Num texto publicado no 'site' oficial da Cinemateca Portuguesa, Augusto M. Seabra é recordado como "um dos críticos mais ativos na divulgação [em Portugal] dos cinemas das várias regiões da Ásia, incluindo China continental, Japão, Hong Kong, Taiwan, Filipinas ou Índia, e mais tarde também do Irão (tendo sido, certamente, dos primeiros a chamar a atenção para Abbas Kiarostami)".
"Como crítico de cinema foi sempre alguém interessado em conciliar a atenção à vertente popular desta arte, o legado das épocas clássicas (em 1982, por exemplo, chamou ao 'E.T.' de Steven Spielberg, em texto no Expresso aquando da estreia mundial do filme em Cannes, 'O Filme do Nosso Deslumbramento') com a descoberta e defesa das cinematografias ditas 'periféricas', fora do eixo Europa/América", lê-se no texto.
Augusto M. Seabra morreu na madrugada de hoje, em Lisboa, aos 69 anos, vítima de várias complicações prolongadas de saúde, disse à agência Lusa fonte próxima da família.
Nascido a 09 de agosto de 1955, Augusto Manuel Seabra, formado em Sociologia, dedicou-se à crítica de música a partir de 1977 e também no cinema, tendo desenvolvido atividade em vários periódicos, nos quais foi colunista, além de se dedicar à programação.
Nas críticas que escrevia, Augusto M. Seabra "foi para além do horizonte mais habitual desta prática".
"Com frequência, os seus textos ultrapassaram em muito o domínio estrito da análise de obras ou espetáculos, transformando-se em reflexões continuadas sobre o papel das instituições e da política cultural no nosso país. A esse outro nível, a sua intervenção foi mais uma vez feita de conhecimento, memória, ponto de vista, e, o que não é nada despiciendo, raro espírito de independência, nunca poupando a priori quaisquer entidades, grupos ou instituições - disso não se excluindo a Cinemateca", refere aquela instituição.
Enquanto crítico de cinema, e de música, "com intervenção em variadíssimas outras áreas", Augusto M. Seabra "deixou marca indelével no espaço da crítica das artes em Portugal ao longo do último meio século", considera a Cinemateca Portuguesa.
Em 2021, Augusto M. Seabra doou o acervo pessoal, entre livros, discos, DVD, periódicos, e outros documentos, a sete entidades públicas, uma das quais a Cinemateca Portuguesa, que recebeu "a sua vasta Biblioteca e Mediateca de Cinema".
Nesse ano, Augusto M. Seabra foi homenageado por aquela instituição, onde era "presença regular", "com uma carta branca que espelhava a abrangência do seu conhecimento, que deixou de parte títulos óbvios optando por um conjunto de títulos dos mais variados registos e origens geográficas".
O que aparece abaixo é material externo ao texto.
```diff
@@ -440,11 +442,18 @@
                 if blk.has_miss:
                     be.colscale(self.Zs[b], blk.colcnt, self.n_total)
 
+        q_folded = []
+
         def seg_loadings_scores():
+            q_folded.clear()
             for b, blk in enumerate(self.blocks):
                 self.eng._rank1(blk, self.Zs[b], self.wA[b], self.wB[b], info=self.status[1 + 2 * b: 3 + 2 * b],
                                 n_squarings=self.sq_budget[b], fac=self.fac[b], tol=self.tol)
-                if be.score_gram(self.X2[b], blk.A, blk.B, self.wA[b], self.wB[b], blk.rowcnt if blk.has_miss else None,
+                if self._fold_q and be.score_gram(self.X2[b], blk.A, blk.B, self.wA[b], self.wB[b],
+                                                  blk.rowcnt if blk.has_miss else None, self.Ts[b], self.Y, self.qpart[b],
+                                                  y_update=(self.qcount, q_new, self.Gy, q_cur, self.status[0:1])) is not None:
+                    q_folded.append(True)
+                elif be.score_gram(self.X2[b], blk.A, blk.B, self.wA[b], self.wB[b], blk.rowcnt if blk.has_miss else None,
                                  self.Ts[b], self.Y, self.qpart[b]) is None:
                     raise RuntimeError("score_gram refused a shape the fused iteration was planned for")
             if sharded:
@@ -453,7 +462,7 @@
         def seg_y_update():
             if sharded:
                 be.q_update(q_new, None, normalize=True, G=self.Gy, q_prev=q_cur, du2=self.status[0:1])
-            else:
+            elif not q_folded:
                 be.q_update(q_new, self.qpart, normalize=True, G=self.Gy, q_prev=q_cur, du2=self.status[0:1], nparts=nparts)
 
         have_z = self._z_ready and it == 0
diff --git a/include/cmtfpls.h b/include/cmtfpls.h
--- a/include/cmtfpls.h
+++ b/include/cmtfpls.h
@@ -135,6 +135,12 @@
 int cmtfpls_score_gram_f64(const double* X, int64_t I, int A, int B, const double* wA, const double* wB,
                            const double* rowcnt, double* t, const double* Y, int ldy, int M, double* qpart,
                            void* stream);
+int cmtfpls_score_gram_q_f32(const float* X, int64_t I, int A, int B, const double* wA, const double* wB,
+                             const double* rowcnt, double* t, const double* Y, int ldy, int M, double* qpart,
+                             unsigned* count, double* q, const double* G, const double* q_prev, double* du2, void* stream);
+int cmtfpls_score_gram_q_f64(const double* X, int64_t I, int A, int B, const double* wA, const double* wB,
+                             const double* rowcnt, double* t, const double* Y, int ldy, int M, double* qpart,
+                             unsigned* count, double* q, const double* G, const double* q_prev, double* du2, void* stream);
 int cmtfpls_q_update_f64(const double* qpart, int nblk, int M, double* q, int normalize, const double* G,
                          const double* q_prev, double* du2, void* stream);
 
```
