struct EkfBase
{
    virtual ~EkfBase() {}
    int         dtype    = CSLAM_F32;
    int         fuse_f64 = 1;
    int         pgemm_limbs_req = -1, limbs_kmin_req = -1;
    int         xcd_queues_req = -1;
    int         device   = 0;
    int         quirks   = CSLAM_Q_REF_EXACT;
    int         nmax     = 0;
    int         ncap     = 0;
    int         ldp      = 0;
    int         n        = 3;
    int         sync_mode = 1;
    int         seq_defer     = 1;
    int         lower         = 0;
    int         pipeline      = 0;
    int         pgemm_spare   = 16;
    int         gather_corr_wide = 1;
    int         pgemm_wgs     = 0;
    int         lookahead     = -1;
    Stream      stream_own, stream_b_own, stream_f_own;
    hipStream_t stream   = nullptr;
    hipStream_t stream_b = nullptr;
    long long   la_windows = 0;

    virtual int init()                                                                        = 0;
    virtual int set_state(const void* X, int n, const void* P, int ldp)                        = 0;
    virtual int get_state(void* X, void* P, int ldp)                                           = 0;
    virtual int get_x(void* X, int cap)                                                        = 0;
    virtual int get_landmarks(int first, int count, void* x, void* pll, void* pvl)             = 0;
    virtual int trace(double* tr)                                                              = 0;
    virtual int predict(double v, double swa, const void* Q, double wb, double dt)             = 0;
    virtual int update(const void* Z, int m, const void* R, const int* idf, int batch, bool on_device) = 0;
    virtual int augment(const void* Z, int q, const void* R)                                   = 0;
    virtual int observe_heading(double phi, int use)                                           = 0;
    virtual int associate(const void* Z, int m, const void* R, double g1, double g2, int* idf_out, int* kind) = 0;
    virtual int factor_status(int* flags, int clear)                                           = 0;
    virtual int set_profiling(int on)                                                          = 0;
    virtual int get_stage_times(double* ms, int* launches)                                     = 0;
    virtual int debug_last_update(void* PHT, void* S, void* G, void* W1, void* V, int* k)      = 0;
    virtual int set_deferred(int max_cols)                                                     = 0;
    virtual int do_flush()                                                                     = 0;
    virtual int resolve_predict()                                                              = 0;
    virtual void set_fuse_predict(int on)                                                      = 0;
    virtual int sync_all()                                                                     = 0;
    virtual int la_drain()                                                                     = 0;
};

Augusto M. Seabra escreveu com regularidade desde o final dos anos 1970 para jornais como A Luta e o semanário Expresso, tendo ainda participado como júri de vários festivais internacionais de cinema, nomeadamente de Cannes e de San Sebastian, de Turim, Salónica e Taipé.
Foi programador do festival DocLisboa e consultor do Script Fund, do antigo programa Media da União Europeia.
Com José Nascimento, Augusto M. Seabra assinou o documentário "Manoel de Oliveira: 50 Anos de Carreira", abordagem pioneira do trabalho do cineasta, datada de 1981.
No exercício da crítica, em anos recentes, Augusto M. Seabra chegou a ser processado em tribunal e absolvido em 2007, por ter chamado "energúmeno" a Rui Rio, então presidente da câmara do Porto, devido a uma polémica em torno da Casa da Música.
Em 2016, o então ministro da Cultura João Soares prometeu-lhe "salutares bofetadas" - a Augusto M. Seabra e também a Vasco Pulido Valente - por artigos de opinião com críticas à linha de ação política da cultura. João Soares apresentaria a demissão do cargo dias depois da polémica.